#### [What is required]
In the records below, find the line containing "ub.base = c.org(src);" and the line containing "const int nslices"; please repeat exactly the lines from one to the other, both included, and nothing more.
● ● ●
int run_umma_fold(const BCtx& c, const std::string& name, const PBuf& x, int Hi, int Wi, int stride, const PBuf* x_ds, int Hd, int Wd,
                  int Ho, int Wo, const PBuf& yp, int y_mode) {
  const auto itL = c.h->blayers.find(name + "#fold");
  if (itL == c.h->blayers.end()) return lsd_fail(c.h, LSD_ERR_UNSUPPORTED, "%s: no weights packed for the folded route (LSD_FOLD=0)", name.c_str());
  const BLayer& L = itL->second;
  const UcGeom& og = x.g;
  if (og.P_total >= ((int64_t)1 << 31) - 1024) return lsd_fail(c.h, LSD_ERR_SHAPE, "%s: more than 2^31 rows in one launch (reduce the batch)", name.c_str());
  if ((L.groups.size() == 2) != (x_ds != nullptr) || x.sets != Hi * Wi || (x_ds && x_ds->sets != Hd * Wd))
    return lsd_fail(c.h, LSD_ERR_ARG, "%s: folded inputs do not match the layer", name.c_str());
  UmmaConvP p;
  memset(&p, 0, sizeof(p));
  p.w = reinterpret_cast<const __nv_bfloat16*>(c.h->barena);
  p.bias = c.h->bbias + L.bias_off;
  p.Cout = L.ntile;
  p.act = ACT_RELU;
  p.g = og;
  p.fold = 1;
  p.y_mode = y_mode;
  p.y = c.org(yp);
  p.y_plane_stride = yp.plane_stride; p.y_set_stride = yp.set_stride;
  p.g2 = yp.g;
  p.ymap_W = Wo;
  int mt = 2;
  if (const char* e = LSD_ENV("LSD_FOLD_MT")) mt = std::max(1, std::min(4, atoi(e)));
  p.MT = (int)std::max<int64_t>(1, std::min<int64_t>(mt, (og.P_total + 127) / 128));
  p.nbuf = 1;
  p.issuers = std::min(p.MT, 4);
  uint32_t cols = 32;
  while ((int)cols < p.MT * L.ntile) cols *= 2;
  p.tmem_cols = cols;
  const int S = p.MT * 128;
  const PBuf* srcs[2] = {&x, x_ds};
  p.ngroups = (int)L.groups.size();
  p.nbands = p.ngroups;
  int max_a = 0, max_w = 0, min_k16 = 1 << 30;
  for (int gi = 0; gi < p.ngroups; ++gi) {
    const BGroup& G = L.groups[gi];
    UcGroup& ug = p.groups[gi];
    ug.band_begin = gi; ug.band_end = gi + 1;
    ug.k16 = G.k16; ug.taps_total = G.taps_total;
    ug.w_off = (int64_t)G.w_off; ug.slice_stride = (int64_t)G.slice_stride;
    UcBand& ub = p.bands[gi];
    const PBuf& src = *srcs[gi];
    ub.base = c.org(src);
    ub.plane_stride = src.plane_stride;
    ub.chunk_stride = 2 * src.plane_stride;
    ub.ntaps = gi == 0 ? 3 : 1;
    ub.start = gi == 0 ? -1 : 0;
    ub.len_extra = gi == 0 ? 2 : 0;
    for (int j = 0; j < ub.ntaps; ++j) ub.rel[j] = j;
    if ((int64_t)8 > src.origin) return lsd_fail(c.h, LSD_ERR_UNSUPPORTED, "%s: guard zone too small", name.c_str());
    max_a = std::max(max_a, 2 * (S + ub.len_extra) * 16);
    max_w = std::max(max_w, ub.ntaps * L.ntile * 32);
    min_k16 = std::min(min_k16, G.k16);
  }
  p.kpack = std::max(1, std::min(std::min(8, min_k16), (48 * 1024) / (max_a + max_w)));
  p.a_stage_bytes = ((uint32_t)(max_a * p.kpack) + 127u) & ~127u;
  p.w_stage_bytes = (uint32_t)(max_w * p.kpack);
  const int cslices = L.Cout / L.ntile;
  std::vector<std::array<int, 3>> pos;
  auto inb = [&](int o, int k, int n) { const int i = stride * o + k - 1; return i >= 0 && i < n; };
  for (int ho = 0; ho < Ho; ++ho)
    for (int wo = 0; wo < Wo; ++wo) {
      int nq = 0;
      for (int kh = 0; kh < 3; ++kh)
        for (int kw = 0; kw < 3; ++kw) nq += inb(ho, kh, Hi) && inb(wo, kw, Wi);
      pos.push_back({-nq, ho, wo});
    }
  std::stable_sort(pos.begin(), pos.end(), [](const std::array<int, 3>& a, const std::array<int, 3>& b) { return a[0] < b[0]; });
  const int nslices = (int)pos.size() * cslices;
  if (nslices > UC_MAX_FSLICES || Ho > 255 || Wo > 255) return lsd_fail(c.h, LSD_ERR_UNSUPPORTED, "%s: map too large for the folded route", name.c_str());
  auto chunks = [&](int k16) { return (k16 + p.kpack - 1) / p.kpack; };
  int off = 0;
  for (int i = 0; i < nslices; ++i) {
    const auto& q = pos[(size_t)(i / cslices)];
    const int nst = -q[0] * chunks(p.groups[0].k16) + (x_ds ? chunks(p.groups[1].k16) : 0);
    p.fslice[i] = UcFoldSlice{(uint16_t)off, (uint16_t)nst, (uint8_t)q[1], (uint8_t)q[2], (uint8_t)(i % cslices), 0};
    p.nst_tile = std::max(p.nst_tile, nst);
    off += nst;
  }
  if (off > 65535) return lsd_fail(c.h, LSD_ERR_UNSUPPORTED, "%s: folded stage programs too long", name.c_str());
  const uint32_t stage = p.a_stage_bytes + p.w_stage_bytes;
  const uint32_t prog_bytes = (uint32_t)p.nst_tile * (uint32_t)umma_conv_stage_desc_bytes();
  const uint32_t budget = 211u * 1024u - (uint32_t)umma_conv_extra_smem_bytes(p);
  if (prog_bytes + 2 * stage > budget) return lsd_fail(c.h, LSD_ERR_UNSUPPORTED, "%s: stage program of %u bytes does not fit", name.c_str(), prog_bytes);
  p.stages = std::max(2, std::min((int)((budget - prog_bytes) / stage), 8));
  if (const char* e = getenv("LSD_UMMA_SKIP")) p.skip = atoi(e);
  if (const char* why = umma_conv_config_error(p)) return lsd_fail(c.h, LSD_ERR_UNSUPPORTED, "%s: %s", name.c_str(), why);
  auto build = [&](std::vector<UcStageDesc>& v) {
    for (int i = 0; i < nslices; ++i) {
      const UcFoldSlice& f = p.fslice[i];
      for (int kh = 0; kh < 3; ++kh)
        for (int kw = 0; kw < 3; ++kw) {
          if (!inb(f.h, kh, Hi) || !inb(f.w, kw, Wi)) continue;
          UcBand bq = p.bands[0];
          bq.base = c.org(x) + (int64_t)((stride * f.h + kh - 1) * Wi + stride * f.w + kw - 1) * x.set_stride;
          bq.tap_begin = (kh * 3 + kw) * 3;
          for (int c0 = 0; c0 < p.groups[0].k16; c0 += p.kpack) v.push_back(umma_conv_stage(p, p.groups[0], bq, 0, c0, f.col));
        }
      if (x_ds) {
        UcBand bd = p.bands[1];
        bd.base = c.org(*x_ds) + (int64_t)(2 * f.h * Wd + 2 * f.w) * x_ds->set_stride;
        for (int c0 = 0; c0 < p.groups[1].k16; c0 += p.kpack) v.push_back(umma_conv_stage(p, p.groups[1], bd, 1, c0, f.col));
      }
    }
  };
  if (int rc = stage_program(c, name + "#fold", p, build, {(uint64_t)Hi, (uint64_t)Wi, (uint64_t)stride, (uint64_t)Hd, (uint64_t)Wd,
                                                          (uint64_t)x.set_stride, (uint64_t)(x_ds ? x_ds->set_stride : 0)})) return rc;
  double kflop = 0;
  for (const BGroup& G : L.groups) kflop += (double)G.taps_total * G.Cin;
  c.h->prof.begin(c.st, 2.0 * (double)og.N * og.T * Ho * Wo * L.Cout * kflop, 2);
  launch_umma_conv(p, nslices, c.st, c.h->num_sms, c.max_ctas);
  c.h->prof.end(c.st);
  return 0;
}

int res_stage_fold(const BCtx& b, const std::string& p, const PBuf& x, int Hi, int Wi, const PBuf& mid, int Ho, int Wo, const PBuf& y, int y_mode) {
  int rc = 0;
  if ((rc = run_umma_fold(b, p + ".conv1", x, Hi, Wi, 2, nullptr, 0, 0, Ho, Wo, mid, UC_Y_FOLD))) return rc;
  return run_umma_fold(b, p + ".conv2", mid, Ho, Wo, 1, &x, Hi, Wi, Ho, Wo, y, y_mode);
}

}

static int pack_tok_fused(lsd_handle* h, const std::vector<float>& f32) {
  std::vector<TfBlock> blocks;
  tf_layer_blocks(blocks);
  std::vector<uint32_t> stage_bytes;
  for (const TfBlock& b : blocks)
    for (int k0 = 0; k0 < b.k16; k0 += b.kps) stage_bytes.push_back((uint32_t)b.kps * (uint32_t)b.N * 32u);
  std::vector<__half> w;
  std::vector<float> vec((size_t)TF_LAYERS * TF_VEC_LAYER + (size_t)(2 * TF_LAYERS + 1) * TF_D, 0.f);
  std::vector<float> cum(TF_D, 0.f);
  float* cum_out = vec.data() + (size_t)TF_LAYERS * TF_VEC_LAYER;
  for (int l = 0; l < TF_LAYERS; ++l) {
    const std::string k = "t" + std::to_string(l);
    const ConvP &cin = h->convs.at(k + ".in"), &cout = h->convs.at(k + ".out"), &cf1 = h->convs.at(k + ".ff1"), &cf2 = h->convs.at(k + ".ff2");
    const size_t w0 = w.size();
    for (const TfBlock& b : blocks) {
      const ConvP& c = b.kind == 0 ? cin : (b.kind == 1 ? cout : (b.kind == 2 ? cf1 : cf2));
      for (int k16 = 0; k16 < b.k16; ++k16)
        for (int pl = 0; pl < 2; ++pl)
          for (int n = 0; n < b.N; ++n)
            for (int e = 0; e < 8; ++e) {
              const int kk = k16 * 16 + pl * 8 + e;
              int co, ci;
              if (b.kind == 0) { co = ((n % 96) / 32) * 256 + (2 * b.idx + n / 96) * 32 + (n % 32); ci = kk; }
              else if (b.kind == 1) { co = n; ci = 64 * b.idx + kk; }
              else if (b.kind == 2) { co = 128 * b.idx + n; ci = kk; }
              else { co = n; ci = 128 * b.idx + kk; }
              w.push_back(__float2half_rn(f32[c.w_off + (size_t)ci * c.Cout + co]));
            }
    }
    if (l == 0) h->tokf_layer_bytes = (uint32_t)((w.size() - w0) * sizeof(__half));
    float* lv = vec.data() + (size_t)l * TF_VEC_LAYER;
    const char* names[4] = {".ln1.w", ".ln1.b", ".ln2.w", ".ln2.b"};
    for (int i = 0; i < 4; ++i) memcpy(lv + 256 * i, &f32[h->vecs.at(k + names[i])], 256 * sizeof(float));
    for (int n = 0; n < 768; ++n) {
      const int hp = n / 192, r = n % 192;
      lv[1024 + n] = f32[cin.shift_off + ((r % 96) / 32) * 256 + (2 * hp + r / 96) * 32 + (r % 32)];
    }
    memcpy(lv + 1024 + 768, &f32[cf1.shift_off], 1024 * sizeof(float));
    memcpy(cum_out + (size_t)(2 * l) * TF_D, cum.data(), TF_D * sizeof(float));
    for (int i = 0; i < TF_D; ++i) cum[i] += f32[cout.shift_off + i];
    memcpy(cum_out + (size_t)(2 * l + 1) * TF_D, cum.data(), TF_D * sizeof(float));
    for (int i = 0; i < TF_D; ++i) cum[i] += f32[cf2.shift_off + i];
  }
  memcpy(cum_out + (size_t)(2 * TF_LAYERS) * TF_D, cum.data(), TF_D * sizeof(float));
  h->tokf_n_stage = (int)stage_bytes.size();
  for (void* q : {(void*)h->tokf_w, (void*)h->tokf_stage_bytes, (void*)h->tokf_vec}) if (q) cudaFree(q);
  h->tokf_w = nullptr; h->tokf_stage_bytes = nullptr; h->tokf_vec = nullptr;
  cudaError_t e = cudaMalloc(&h->tokf_w, w.size() * sizeof(__half));
  if (e == cudaSuccess) e = cudaMemcpy(h->tokf_w, w.data(), w.size() * sizeof(__half), cudaMemcpyHostToDevice);
  if (e == cudaSuccess) e = cudaMalloc(&h->tokf_stage_bytes, stage_bytes.size() * sizeof(uint32_t));
  if (e == cudaSuccess) e = cudaMemcpy(h->tokf_stage_bytes, stage_bytes.data(), stage_bytes.size() * sizeof(uint32_t), cudaMemcpyHostToDevice);
  if (e == cudaSuccess) e = cudaMalloc(&h->tokf_vec, vec.size() * sizeof(float));
  if (e == cudaSuccess) e = cudaMemcpy(h->tokf_vec, vec.data(), vec.size() * sizeof(float), cudaMemcpyHostToDevice);
  if (e != cudaSuccess) return lsd_fail(h, LSD_ERR_CUDA, "pack_tok_fused: %s", cudaGetErrorString(e));
  return 0;
}

static int pack_tok_front(lsd_handle* h, const std::vector<float>& f32) {
  std::vector<__half> w;
  w.reserve((size_t)TFR_K16_TOTAL * 16 * 256);
  auto emit = [&](int k16, auto&& get) {
    for (int k = 0; k < k16; ++k)
      for (int pl = 0; pl < 2; ++pl)
        for (int n = 0; n < 256; ++n)
          for (int e = 0; e < 8; ++e) w.push_back(__float2half_rn(get(k * 16 + pl * 8 + e, n)));
  };
  const ConvP &o0 = h->convs.at("cross.v2a.out"), &o1 = h->convs.at("cross.a2v.out"), &g0 = h->convs.at("cross.gate0"),
              &fu = h->convs.at("cross.fuse"), &pp = h->convs.at("temporal.pre_scale_proj");
  for (const ConvP* o : {&o0, &o1})
    for (int hp = 0; hp < 4; ++hp) emit(4, [&](int ci, int co) { return f32[o->w_off + (size_t)(64 * hp + ci) * 256 + co]; });
  emit(32, [&](int ci, int co) { return f32[g0.w_off + (size_t)ci * 256 + co]; });
  emit(16, [&](int ci, int co) { return f32[fu.w_off + (size_t)ci * 256 + co]; });
  const int ks[3] = {3, 5, 7};
  for (int b = 0; b < 3; ++b) {
    const ConvP& c = h->convs.at("temporal.branch_k" + std::to_string(ks[b]));
    for (int j = 0; j < ks[b]; ++j)
      emit(16, [&](int ci, int co) { return f32[c.w_off + ((size_t)j * 256 + ci) * 256 + co] * (c.has_scale ? f32[c.scale_off + co] : 1.0f); });
    emit(16, [&](int ci, int co) { return f32[pp.w_off + (size_t)(256 * b + ci) * 256 + co]; });
  }
  if (w.size() != (size_t)TFR_N_STAGES * TFR_STAGE_BYTES / sizeof(__half)) return lsd_fail(h, LSD_ERR_WEIGHTS, "pack_tok_front: stream size mismatch");
  std::vector<float> vec(TFR_V_TOTAL, 0.f);
  auto cp = [&](int dst, size_t src, int n) { memcpy(vec.data() + dst, &f32[src], (size_t)n * sizeof(float)); };
  cp(TFR_V_BO0, o0.shift_off, 256); cp(TFR_V_BO1, o1.shift_off, 256); cp(TFR_V_BG0, g0.shift_off, 256);
  cp(TFR_V_WG2, h->vecs.at("cross.gate2.w"), 256); cp(TFR_V_BG2, h->vecs.at("cross.gate2.b"), 1);
  cp(TFR_V_BF, fu.shift_off, 256);
  cp(TFR_V_SH3, h->convs.at("temporal.branch_k3").shift_off, 256); cp(TFR_V_SH5, h->convs.at("temporal.branch_k5").shift_off, 256);
  cp(TFR_V_SH7, h->convs.at("temporal.branch_k7").shift_off, 256);
  cp(TFR_V_BP, pp.shift_off, 256); cp(TFR_V_CLS, h->vecs.at("temporal.cls"), 256);
  for (void* q : {(void*)h->tokfr_w, (void*)h->tokfr_vec}) if (q) cudaFree(q);
  h->tokfr_w = nullptr; h->tokfr_vec = nullptr;
  cudaError_t e = cudaMalloc(&h->tokfr_w, w.size() * sizeof(__half));
  if (e == cudaSuccess) e = cudaMemcpy(h->tokfr_w, w.data(), w.size() * sizeof(__half), cudaMemcpyHostToDevice);
  if (e == cudaSuccess) e = cudaMalloc(&h->tokfr_vec, vec.size() * sizeof(float));
  if (e == cudaSuccess) e = cudaMemcpy(h->tokfr_vec, vec.data(), vec.size() * sizeof(float), cudaMemcpyHostToDevice);
  if (e != cudaSuccess) return lsd_fail(h, LSD_ERR_CUDA, "pack_tok_front: %s", cudaGetErrorString(e));
  return 0;
}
● ● ●
#### [Output]
    ub.base = c.org(src);
    ub.plane_stride = src.plane_stride;
    ub.chunk_stride = 2 * src.plane_stride;
    ub.ntaps = gi == 0 ? 3 : 1;
    ub.start = gi == 0 ? -1 : 0;
    ub.len_extra = gi == 0 ? 2 : 0;
    for (int j = 0; j < ub.ntaps; ++j) ub.rel[j] = j;
    if ((int64_t)8 > src.origin) return lsd_fail(c.h, LSD_ERR_UNSUPPORTED, "%s: guard zone too small", name.c_str());
    max_a = std::max(max_a, 2 * (S + ub.len_extra) * 16);
    max_w = std::max(max_w, ub.ntaps * L.ntile * 32);
    min_k16 = std::min(min_k16, G.k16);
  }
  p.kpack = std::max(1, std::min(std::min(8, min_k16), (48 * 1024) / (max_a + max_w)));
  p.a_stage_bytes = ((uint32_t)(max_a * p.kpack) + 127u) & ~127u;
  p.w_stage_bytes = (uint32_t)(max_w * p.kpack);
  const int cslices = L.Cout / L.ntile;
  std::vector<std::array<int, 3>> pos;
  auto inb = [&](int o, int k, int n) { const int i = stride * o + k - 1; return i >= 0 && i < n; };
  for (int ho = 0; ho < Ho; ++ho)
    for (int wo = 0; wo < Wo; ++wo) {
      int nq = 0;
      for (int kh = 0; kh < 3; ++kh)
        for (int kw = 0; kw < 3; ++kw) nq += inb(ho, kh, Hi) && inb(wo, kw, Wi);
      pos.push_back({-nq, ho, wo});
    }
  std::stable_sort(pos.begin(), pos.end(), [](const std::array<int, 3>& a, const std::array<int, 3>& b) { return a[0] < b[0]; });
  const int nslices = (int)pos.size() * cslices;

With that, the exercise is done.